Publication: Large Scale Inference with Theoretical Guarantees under Various Distributed Settings
Open/View Files
Date
Authors
Published Version
Published Version
Journal Title
Journal ISSN
Volume Title
Publisher
Citation
Abstract
Large-scale inference under distributed settings is an essential problem in machine learning and statistical inference. In many applications, the amount of data is too large to be processed by a single machine, requiring distributed computing to achieve scalable and efficient computation. Distributed inference involves splitting the data and computations across multiple machines, which brings challenges in terms of communication, computation, and synchronization.
One important field that the distributed data settings might pose challenges to is principal component analysis (PCA), which is a widely used technique for dimensionality reduction and feature extraction.

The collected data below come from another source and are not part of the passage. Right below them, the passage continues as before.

def pack_rowchain(pw: "PackedTrunk", p: str, kind: int, zero_name: Optional[str] = None, nsplit: int = 1):
    h, f = pw.h, pw.f
    bp = p + "transformer_blocks.0."
    C = h[p + "proj_in.weight"].shape[0]
    assert C in RC_CHANNELS, C
    nw = C // 80
    nC = [[80 * w + 16 * t for t in range(5)] for w in range(nw)]
    segs, vec = [], []
    if kind == 0:
        qk = h[bp + "attn1.to_qk.weight"]
        segs = [_frag_stream(h[p + "proj_in.weight"], nC), _frag_stream(qk[:C], nC), _frag_stream(qk[C:], nC),
                _frag_stream(h[bp + "attn1.to_v.weight"], nC)]
        vec = [f[p + "proj_in.bias"], f[bp + "norm1.weight"], f[bp + "norm1.bias"]]
    elif kind == 1:
        segs = [_frag_stream(h[bp + "attn1.to_out.0.weight"], nC), _frag_stream(h[bp + "attn2.to_q.weight"], nC)]
        vec = [f[bp + "attn1.to_out.0.bias"], f[bp + "norm2.weight"], f[bp + "norm2.bias"]]
    else:
        att = "attn2" if pw.has_cross else "attn1"
        w1i, b1i = h[bp + "ff.net.0.proj.weight"], f[bp + "ff.net.0.proj.bias"]
        hid = 4 * C
        w1 = w1i.reshape(hid // 32, 2, 32, C)
        b1 = b1i.reshape(hid // 32, 2, 32)
        wv, wg = w1[:, 0].reshape(hid, C), w1[:, 1].reshape(hid, C)
        bv, bg = b1[:, 0].reshape(hid), b1[:, 1].reshape(hid)
        w1o = torch.cat([wv, wg], 0)
        w2 = h[bp + "ff.net.2.weight"]
        seg_to_out = _frag_stream(h[bp + att + ".to_out.0.weight"], nC)
        ffb, chunks = [], []
        hpw = RC_HC // nw
        for c in range(hid // RC_HC):
            cs = []
            for tp in range(hpw // 16):
                cs.append(_frag_stream(w1o, [[RC_HC * c + hpw * w + 16 * tp, hid + RC_HC * c + hpw * w + 16 * tp] for w in range(nw)]))
            cs.append(_frag_stream(w2, nC, RC_HC * c, RC_HC * (c + 1)))
            chunks.append(cs)
            for w in range(nw):
                for tp in range(hpw // 16):
                    j0 = RC_HC * c + hpw * w + 16 * tp
                    ffb += [bv[j0:j0 + 16], bg[j0:j0 + 16]]
        seg_proj_out = _frag_stream(h[p + "proj_out.weight"], nC)
        if kind == 2:
            segs = [seg_to_out] + [x for cs in chunks for x in cs] + [seg_proj_out]
        elif kind == 4:
            segs = [seg_proj_out]
        vec = [f[bp + att + ".to_out.0.bias"], f[bp + "norm3.weight"], f[bp + "norm3.bias"], torch.cat(ffb), f[bp + "ff.net.2.bias"],
               f[p + "proj_out.bias"]]
        seg_zero = None
        if zero_name is not None:
            seg_zero = _frag_stream(h[zero_name + ".weight"], nC)
            if kind not in (3, 6):
                segs.append(seg_zero)
            vec.append(f[zero_name + ".bias"])
        if kind in (3, 6):
            nchunks = len(chunks)
            assert nchunks % nsplit == 0, (nchunks, nsplit)
            pad = torch.zeros(nw, RC_RPAD, 64, 8, dtype=torch.float16, device=seg_to_out.device)
            per = nchunks // nsplit
            tail = ([seg_proj_out] + ([seg_zero] if seg_zero is not None else [])) if kind == 6 else []
            slices = [torch.cat([seg_to_out] + [x for cs in chunks[z * per:(z + 1) * per] for x in cs] + tail + [pad], 1) for z in range(nsplit)]
            return torch.stack(slices).contiguous(), torch.cat([v.reshape(-1).float() for v in vec]).contiguous()
    pad = torch.zeros(nw, RC_RPAD, 64, 8, dtype=torch.float16, device=segs[0].device)
    return torch.cat(segs + [pad], 1).contiguous(), torch.cat([v.reshape(-1).float() for v in vec]).contiguous()


IP_NUM_TOKENS = 4


def ip_attn2_prefixes(keys):
    end = "attn2.to_k.weight"
    rank = {"down_blocks": 0, "up_blocks": 1, "mid_block": 2}

    def order(bp):
        parts = bp.split(".")
        nums = [int(x) for x in parts if x.isdigit()]
        return (rank[parts[0]], nums)
    return sorted((k[: -len(end)] for k in keys if k.endswith(end)), key=order)


IP_PLUS_DEPTH, IP_PLUS_DIM_HEAD = 4, 64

In view of the growing dimensionality and increasing sample sizes of modern big data, the traditional PCA algorithm is computationally expensive and does not scale well to large datasets. Besides, in federated ecosystems, the traditional PCA method is often not applicable due to privacy protection considerations and large communicational burden. Algorithms were proposed to lower the computational cost, but few can handle both high dimensionality and massive sample size under the distributed setting. In Chapter 1, we propose the FAst DIstributed (FADI) PCA method for federated data when both the dimension d and the sample size n are ultra-large, by simultaneously performing parallel computing along d and dis- tributed computing along n. Specifically, we utilize L parallel copies of p-dimensional fast sketches to divide the computing burden along d and aggregate the results distributetively along the split samples. We present FADI under a general framework applicable to multiple statistical problems, and establish comprehensive theoretical results under the general framework. We show that FADI enjoys the same non-asymptotic error rate as the traditional PCA when Lp ≥ d. We also derive inferential results that characterize the asymptotic distribution of FADI, and show a phase-transition phenomenon as Lp increases. We perform extensive simulations to show that FADI substantially out- performs the existing methods in computational efficiency while preserving accuracy, and validate the distributional phase-transition phenomenon through numerical experiments. We apply FADI to the 1000 Genomes data to study the population structure.

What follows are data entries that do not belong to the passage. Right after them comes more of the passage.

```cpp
template <bool SH>
__device__ inline uint32_t starts_of(const uint32_t *__restrict__ tok, const RoleTab &rt, const BHalo &H, uint32_t q,
                                     int64_t kq, int64_t n) {
    const uint32_t lq = rt.get(q) & 0x7FFFFFFFu;
    if (!lq) return BK;
    const int64_t kn = v_right(kq, lq, n);
    return rt.member(q, tok_at_b<SH>(tok, H, kn, n));
}

enum : uint32_t { GRF_LGO = 1, GRF_LEND = 2, GRF_IGO = 3, GRF_IEND = 4 };
__device__ void bscan_long_runs(const Eng *__restrict__ E, Bat *__restrict__ B, const uint32_t *__restrict__ tok,
                                const RoleTab &rt, const BHalo &H, int64_t n, uint32_t z0, uint32_t sgen) {
    const uint32_t lane = threadIdx.x & 63;
    const uint32_t ng = uni(min(aload(&B->gr_n), GRUN));
    const uint64_t stride = gr_stride(E->n0), maxch = stride - 1;
    auto flag_of = [&](uint32_t st) { return (sgen << 3) | st; };
    for (uint32_t gi = 0; gi < ng; gi++) {
        uint32_t ok = 1;
        if (lane == 0) {
            const unsigned long long t0 = wall_clock64();
            while (__hip_atomic_load(&B->gr_ready[gi], __ATOMIC_ACQUIRE, __HIP_MEMORY_SCOPE_AGENT) != sgen) {
                if (wall_clock64() - t0 > E->gr_wait) {
                    ok = 0;
                    B->ra_err = 11;
                    atomicAdd(&B->gr_tready, 1u);
                    break;
                }
                __builtin_amdgcn_s_sleep(1);
            }
        }
        if (!uni((uint32_t)__shfl((int)ok, 0))) return;
        const uint32_t mg = uni(aload(&B->gr_m[gi])), ag = uni(B->a[mg]), zg = z0 + mg;
        const int64_t c0 = uni(aload(&B->gr_c[gi])), lag = uni(E->tlen[ag]);
        uint32_t *occg = E->ids_out + B->sbase[mg];
        uint16_t *tagg = E->btag + B->sbase[mg];
        const uint32_t slice = B->sbase[mg + 1] - B->sbase[mg];
        uint32_t *flags = E->grflag + (uint64_t)gi * stride;
        auto pos = [&](int64_t l) -> int64_t { return c0 + l * lag; };
        auto tk = [&](int64_t l) -> uint32_t {
            const int64_t p = pos(l);
            return p < n ? tok[p] : HOLE;
        };
        for (;;) {
            uint32_t chl = 0, endl = 0;
            if (lane == 0) {
                chl = atomicAdd(&B->gr_tk[gi], 1u);
// ... 101 lines not shown
                    npairs++;
                    if (q != HOLE) {
                        if (q == ag) nint_dr++;
                        else vadd_g(E, mg, V_DR, q, 1u);
                        if (rq == zg) nint_ir++;
                        else vadd_g(E, mg, V_IR, rq, 1u);
                    }
                }
              }
            }
            nint_dr = wave_sum(nint_dr);
            nint_ir = wave_sum(nint_ir);
            npairs = wave_sum(npairs);
            if (lane == 0) {
                vadd_g(E, mg, V_DR, ag, nint_dr);
                vadd_g(E, mg, V_IR, zg, nint_ir);
                if (npairs) atomicAdd(&B->bound[mg], npairs);
                atomicAdd(&B->nchunks, 1ull);
            }
#pragma unroll
            for (uint32_t bb = 0; bb < NBK; bb++) {
                unsigned long long tm = tadj.w[bb];
                for (int o = 32; o > 0; o >>= 1) tm |= __shfl_xor(tm, o);
                if (lane == 0 && tm) atomicOr(&B->adj[mg][bb], tm);
            }
        }
    }
}

template <bool SH>
__global__ __launch_bounds__(SCAN_T) void k_bscan(const Eng *__restrict__ E, const Ctl *__restrict__ C) {
    if (C->stop) return;
    Bat *B = E->bat;
    const uint32_t bi = bat_idx(E);
    ts_mark(E, bi, BT_SCAN_IN, true);
    if (threadIdx.x == 0) atomicMax(&B->sc_in, ~wall_clock64());
    __shared__ uint32_t s[4][DENSE];
    __shared__ uint32_t list[SCAN_T * SU * FR];
    __shared__ uint16_t ltag[SCAN_T * SU * FR];
    __shared__ uint32_t lcount, gbase, list_n, covc, sm, sk, sz0, bRs;
    __shared__ uint32_t lr_n, lr_brk, lr_pos[RUN_Q];
    __shared__ unsigned long long badj[NBK];
    __shared__ uint32_t gcnt[2];
    __shared__ uint32_t sa[BK], sb[BK];
    __shared__ RoleTab rt;
    __shared__ BHalo H;
    __shared__ uint32_t wmx[2][16];
    const uint32_t tid = threadIdx.x;
    const uint32_t sgen = ((uint32_t)(B->nbatch + B->nretry) & 0x0FFFFFFFu) + 1u;
    if (tid == 0) {
        sm = BK;
        covc = lcount = bRs = 0;
        lr_n = 0;
#pragma unroll
        for (uint32_t b = 0; b < NBK; b++) badj[b] = 0;
        gcnt[0] = gcnt[1] = 0;
        sk = B->k;
        sz0 = B->z0;
    }
    for (uint32_t q = tid; q < RH; q += SCAN_T) {
        rt.id[q] = HOLE;
        rt.fl[q] = 0;
    }
    for (uint32_t q = tid; q < RP; q += SCAN_T) rt.pk[q] = 0;
    uint32_t mla = 0;
    if (tid < BK) {
        const uint32_t lo = B->blk0[tid], hi = B->blk0[tid + 1];
        const uint32_t ma = B->a[tid];
        sa[tid] = ma;
        sb[tid] = B->b[tid];
        mla = E->tlen[ma];
        if (blockIdx.x >= lo && blockIdx.x < hi && tid < B->k) sm = tid;
    }
    __syncthreads();
    const uint32_t k = sk, m = sm, z0 = sz0;
    if (m >= k) {
        if (tid == 0) atomicMax(&B->sc_out, wall_clock64());
        return;
    }
    MK tadj = mk_zero();
    if (tid < k) {
        rt.put(sa[tid], sb[tid], mla, tid);
        if (SH) {
            Halo h;
            shard_halo(E->erec, E->nshards, E->shard, sa[tid], &h);
            H.hlr[tid] = h.hlrun;
            H.myi[tid] = h.myidx;
            if (tid == 0)
                for (int q = 0; q < 3; q++) {
                    H.HL[q] = h.HL[q];
                    H.HR[q] = h.HR[q];
                }
        }
    }
    const uint32_t a = sa[m], b = sb[m], z = z0 + m;
    const uint32_t la = E->tlen[a], lb = E->tlen[b];
    const uint32_t mode = B->mode[m], off = B->off[m], len = B->len[m];
    const uint32_t bid = blockIdx.x - B->blk0[m], nblk = B->blk0[m + 1] - B->blk0[m];
    const uint32_t sbase = B->sbase[m];
    uint32_t *occz = E->ids_out + sbase;
    uint16_t *tagz = E->btag + sbase;
    const uint32_t sslice = B->sbase[m + 1] - sbase;
#define STG(IDX, WHERE) if ((IDX) >= sslice) { B->ra_err = 12; } else
    uint32_t *Rm = &B->R[m];
    const int64_t n = (int64_t)E->n0;
    const uint32_t *__restrict__ tok = E->tok;
    const uint32_t want = mode == 2 ? a : b;
    const uint32_t lim = min(DENSE, z0 + k);
    for (uint32_t v = 0; v < 4; v++)
        for (uint32_t x = tid; x < lim; x += SCAN_T) s[v][x] = 0;
    __syncthreads();
    auto tok_at = [&](int64_t p) -> uint32_t { return tok_at_b<SH>(tok, H, p, n); };

    if (a != b) {
        static_assert(SU == 1 && BPE_WFLUSH, "the wave-driven candidate loop: one entry per lane per round");
        const uint32_t stride = nblk * SCAN_T;
        const uint32_t lane = tid & 63, wbase = (tid >> 6) * 64 * FR;
        uint32_t wcnt = 0, wocc = 0;
        uint32_t nent[SU];
        uint16_t ntg[SU];
        uint32_t eS = bid * SCAN_T + (tid & ~63u);
        auto load1 = [&](uint32_t s0, uint32_t &en, uint16_t &tg) {
            const uint32_t e = s0 + lane;
            en = 0;
            tg = 0xFFFFu;
            if (e < len) {
                en = mode == 0 ? E->plist[off + e] : E->occ[off + e];
                if (mode) tg = E->occnb[off + e];
            }
        };
        uint32_t pent = 0;
        uint16_t ptg = 0xFFFFu;
        auto advance = [&]() {
            eS += stride;
            if (SCAN_PD > 1) {
                nent[0] = pent;
                ntg[0] = ptg;
                if (eS + stride < len) load1(eS + stride, pent, ptg);
            } else if (eS < len) {
                load1(eS, nent[0], ntg[0]);
            }
        };
        auto flush = [&]() {
            __builtin_amdgcn_fence(__ATOMIC_RELEASE, "wavefront");
            __builtin_amdgcn_wave_barrier();
            uint32_t g = 0;
            if (lane == 0 && wcnt) g = atomicAdd(Rm, wcnt);
            g = __shfl(g, 0);
            for (uint32_t q = lane; q < wcnt; q += 64) {
                STG(g + q, "wflush") {
                occz[g + q] = list[wbase + q];
                tagz[g + q] = ltag[wbase + q];
                }
            }
// ... 281 lines not shown
                    }
                }
            }
            return fb < U;
        };
        if (nlr > RUN_BLOCK_Q) {
            for (uint32_t qi = wv; qi < nlr; qi += SCAN_T / 64) {
                int64_t c = lr_pos[qi];
                while (!segs(c, 0, std::integral_constant<uint32_t, 1>{}, [](uint32_t) { return 1u; }))
                    c += 64 * (int64_t)la;
            }
        } else {
            constexpr uint32_t NS = SCAN_T / 64 * RUN_BU;
            for (uint32_t qi = 0; qi < nlr; qi++) {
                int64_t c = lr_pos[qi];
                for (;;) {
                    if (tid == 0) lr_brk = NS;
                    __syncthreads();
                    segs(c, 64 * RUN_BU * wv, std::integral_constant<uint32_t, RUN_BU>{}, [&](uint32_t fb) {
                        if (lane == 0 && fb < RUN_BU) atomicMin(&lr_brk, wv * RUN_BU + fb);
                        __syncthreads();
                        const uint32_t gb = lr_brk, w0 = wv * RUN_BU;
                        return gb < w0 ? 0u : min(RUN_BU, gb - w0 + 1);
                    });
                    const bool done = lr_brk < NS;
                    __syncthreads();
                    if (done) break;
                    c += (int64_t)NS * 64 * la;
                }
            }
        }
    }
    __syncthreads();
    if (!SH && E->grflag) bscan_long_runs(E, B, tok, rt, H, n, z0, sgen);
    ts_mark(E, bi, BT_SCAN_CAND, false, true);
    if (tid < SKMAX && tid < B->nsk && ((B->sk_cm[tid][m >> 6] >> (m & 63)) & 1ull)) {
        const uint32_t xs = B->sk_a[tid], ys = B->sk_b[tid];
        uint32_t d = 0;
        if (xs == b && ys < lim) d += s[V_DR][ys];
        if (ys == a && xs < lim) d += s[V_DL][xs];
        if (d) atomicAdd(SH ? &E->xbat[BK + tid] : &B->sdec[tid], d);
    }
    const uint32_t Wx = xbat_vw(z0 + k);
    uint32_t *xm = SH ? E->xbat + XBH + (uint64_t)m * xbat_member_words(Wx) : nullptr;
    if (SH && blockIdx.x == 0 && tid == 0) {
        uint32_t xlm = BK;
        const int64_t F1 = C->F1, L1 = C->L1;
        const uint32_t over = B->over;
        if (F1 < n) {
            const uint32_t tf = tok[F1], tl1 = tok[L1];
            for (uint32_t mm = 0; mm < k; mm++)
                if (H.HL[0] == sa[mm] && tf == sb[mm] && (sa[mm] != sb[mm] || (H.hlr[mm] & 1))) {
                    xlm = mm;
                    break;
                }
            for (uint32_t mm = 0; mm < k && mm < over; mm++) {
                if (!(tl1 == sa[mm] && H.HR[0] == sb[mm] && (sa[mm] != sb[mm] || !(H.myi[mm] & 1)))) continue;
                uint32_t *xo = E->xbat + XBH + (uint64_t)mm * xbat_member_words(Wx);
                const uint32_t zz = z0 + mm;
                const int64_t ps = v_left<SH>(tok, L1);
                const uint32_t p = tok_at(ps);
                uint32_t lfin = p, bnd = 1;
                if (p != HOLE) {
                    const uint32_t cv = cover_of<SH>(tok, rt, H, p, ps, n);
                    if (cv < BK) {
                        lfin = z0 + cv;
                        bnd = 2;
                    } else {
                        xadd(E, xo, Wx, mm, V_DL, p);
                        xadd(E, xo, Wx, mm, V_IL, p);
                    }
                }
                const uint32_t q = H.HR[1];
                uint32_t rfin = q;
                if (q != HOLE) {
                    const uint32_t st = starts_of<SH>(tok, rt, H, q, n + 1, n);
                    if (st < BK) rfin = z0 + st;
                    xadd(E, xo, Wx, mm, V_DR, q);
                    xadd(E, xo, Wx, mm, V_IR, rfin);
                }
                (void)zz;
                const uint32_t g = atomicAdd(&B->R[mm], 1u);
                E->ids_out[B->sbase[mm] + g] = (uint32_t)L1;
                E->btag[B->sbase[mm] + g] = nb_tag(lfin, rfin);
                atomicAdd(&xo[0], 1u);
                atomicAdd(&xo[1], bnd);
                break;
            }
        }
        B->xl_m = xlm;
        if (over < k) atomicAdd(&E->xbat[over], 1u);
    }
    if (k > 1) {
#pragma unroll
        for (uint32_t bb = 0; bb < NBK; bb++) {
            unsigned long long t = tadj.w[bb];
            for (int o = 32; o > 0; o >>= 1) t |= __shfl_xor(t, o);
            if ((tid & 63) == 0 && t) atomicOr(&badj[bb], t);
        }
        __syncthreads();
        if (tid < NBK && badj[tid]) atomicOr(&B->adj[m][tid], badj[tid]);
    }
    uint32_t *rep = SH ? xm + 2 : E->bvecd + (uint64_t)(m * BREPL + bid % BREPL) * 4 * DENSE;
    const uint32_t vstride = SH ? Wx : DENSE;
    uint32_t mxl = 0, mxr = 0;
    for (uint32_t v = 0; v < 4; v++)
        for (uint32_t x = tid; x < lim; x += SCAN_T) {
            const uint32_t c = s[v][x];
            if (c) atomicAdd(&rep[v * vstride + x], c);
            if (v == V_DL) mxl = max(mxl, c);
            if (v == V_DR) mxr = max(mxr, c);
        }
    if (SH && tid == 0 && bRs) atomicAdd(&xm[0], bRs);
    if (k > 1) {
        for (int o = 32; o > 0; o >>= 1) {
            mxl = max(mxl, (uint32_t)__shfl_xor(mxl, o));
            mxr = max(mxr, (uint32_t)__shfl_xor(mxr, o));
        }
        if ((tid & 63) == 0) {
            wmx[0][tid >> 6] = mxl;
            wmx[1][tid >> 6] = mxr;
        }
        __syncthreads();
        if (tid == 0) {
            uint32_t l = 0, r = 0;
            for (uint32_t q = 0; q < SCAN_T / 64; q++) {
                l = max(l, wmx[0][q]);
                r = max(r, wmx[1][q]);
            }
            atomicAdd(SH ? &xm[1] : &B->bound[m], max(l + gcnt[V_DL] + covc, r + gcnt[V_DR]));
        }
    }
    ts_mark(E, bi, BT_SCAN_OUT, false, true);
    asm volatile("s_waitcnt vmcnt(0)" ::: "memory");
    __syncthreads();
    if (tid == 0) atomicMax(&B->sc_out, wall_clock64());
}
template __global__ void k_bscan<false>(const Eng *, const Ctl *);
template __global__ void k_bscan<true>(const Eng *, const Ctl *);

constexpr uint32_t XSP_SHIFT = 23;
static_assert(4 * BK < (1u << (32 - XSP_SHIFT)), "member-vector index fits above the id");
__global__ __launch_bounds__(256) void k_bpack(const Eng *__restrict__ E, const Ctl *__restrict__ C) {
    if (C->stop) return;
    const Bat *B = E->bat;
    __shared__ uint32_t pre[BK * 4 + 1];
    __shared__ uint32_t written;
    const uint32_t k = B->k, tid = threadIdx.x, nmv = 4 * k;
    if (tid < 64) {
        constexpr uint32_t LP = 4 * NBK;
        uint32_t c[LP], sum = 0;
#pragma unroll
        for (uint32_t j = 0; j < LP; j++) {
            c[j] = LP * tid + j < nmv ? E->bvnl[LP * tid + j] : 0u;
            sum += c[j];
        }
        uint32_t incl = sum;
        for (int o = 1; o < 64; o <<= 1) {
            const uint32_t y = __shfl_up(incl, o);
            if ((int)tid >= o) incl += y;
        }
        uint32_t r = incl - sum;
#pragma unroll
        for (uint32_t j = 0; j < LP; j++) {
            if (LP * tid + j <= nmv) pre[LP * tid + j] = r;
            r += c[j];
        }
    }
    __syncthreads();
// ... 637 lines not shown
```

### llmtokenizer_amd/csrc/engine.hip

```cpp
#include <hip/hip_runtime.h>
#include <fcntl.h>
#include <unistd.h>
#include <cerrno>

#include <algorithm>
#include <chrono>
#include <cstdio>
#include <cstdlib>
#include <cstring>
#include <string>
#include <thread>
#include <vector>
#include <unordered_map>

#include <rocprim/rocprim.hpp>

#include "../../include/bpe_gpu.h"
#include "kernels.hip"
#include "batch.hip"
#include "encode.hip"
#include "encode_win.hip"
#include "encode_docs.hip"
#include "split.hip"

// ... 189 lines not shown
            }
            return isnew == 1;
        };
        if (newt && is_new()) atomicAdd(&newt[t], 1u);
        const uint32_t bt = (uint32_t)(murmur_pair(u, v) & (C->Bfin[t] - 1));
        const uint32_t fc = E->sfirst[s];
        for (uint32_t q = 0; q < nq; q++) {
            if (qs[q].t != t) continue;
            if ((qs[q].flags & 1) && fc < qs[q].firstc) atomicAdd(&rho[q], 1u);
            if ((qs[q].flags & 2) && bt < qs[q].bucket && is_new()) atomicAdd(&nbl[q], 1u);
            if ((qs[q].flags & 4) && bt == qs[q].bucket) {
                const uint32_t p = atomicAdd(nmates, 1u);
                if (p < mcap) mates[p] = Mate{q, u, v, fc, is_new() ? 1u : 0u, 0};
            }
        }
    }
}

}
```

Another important problem in large-scale inference is federated variable selection, where the goal is to select important features from distributed datasets without sharing the raw data. Federated variable selection has become increasingly popular in applications such as healthcare, where data privacy and security are of utmost importance. Recent advances in federated learning have led to the development of new distributed algorithms, such as federated Lasso and federated elastic net, which allow for efficient variable selection in a distributed setting. In Chapter 2, we propose a novel l0l1-regularized variable selection method via contrastive learning for high-dimensional federated data. Specifically, we consider the regime where the data dimension d is much larger than the sample size n, and assume the data to be vertically distributed along the dimension across multiple machines. By considering the combination of a supervised regression loss and an unsupervised contrastive loss, we are able to simultaneously perform the representation learning of a low-dimensional mapping matrix to embed the data and the supervised learning of the regression coefficients from the embedded data. We present an alternating algorithm to solve for the optimizers distributively with high computational efficiency, and provide theoretical guarantees on both the accuracy of representation and the statistical rates of the regression estimator. Our results are supported by numerical simulations, where our method is shown to have similar performance on prediction and variable selection to the traditional l0l1- regularized regression while having much lower computational costs.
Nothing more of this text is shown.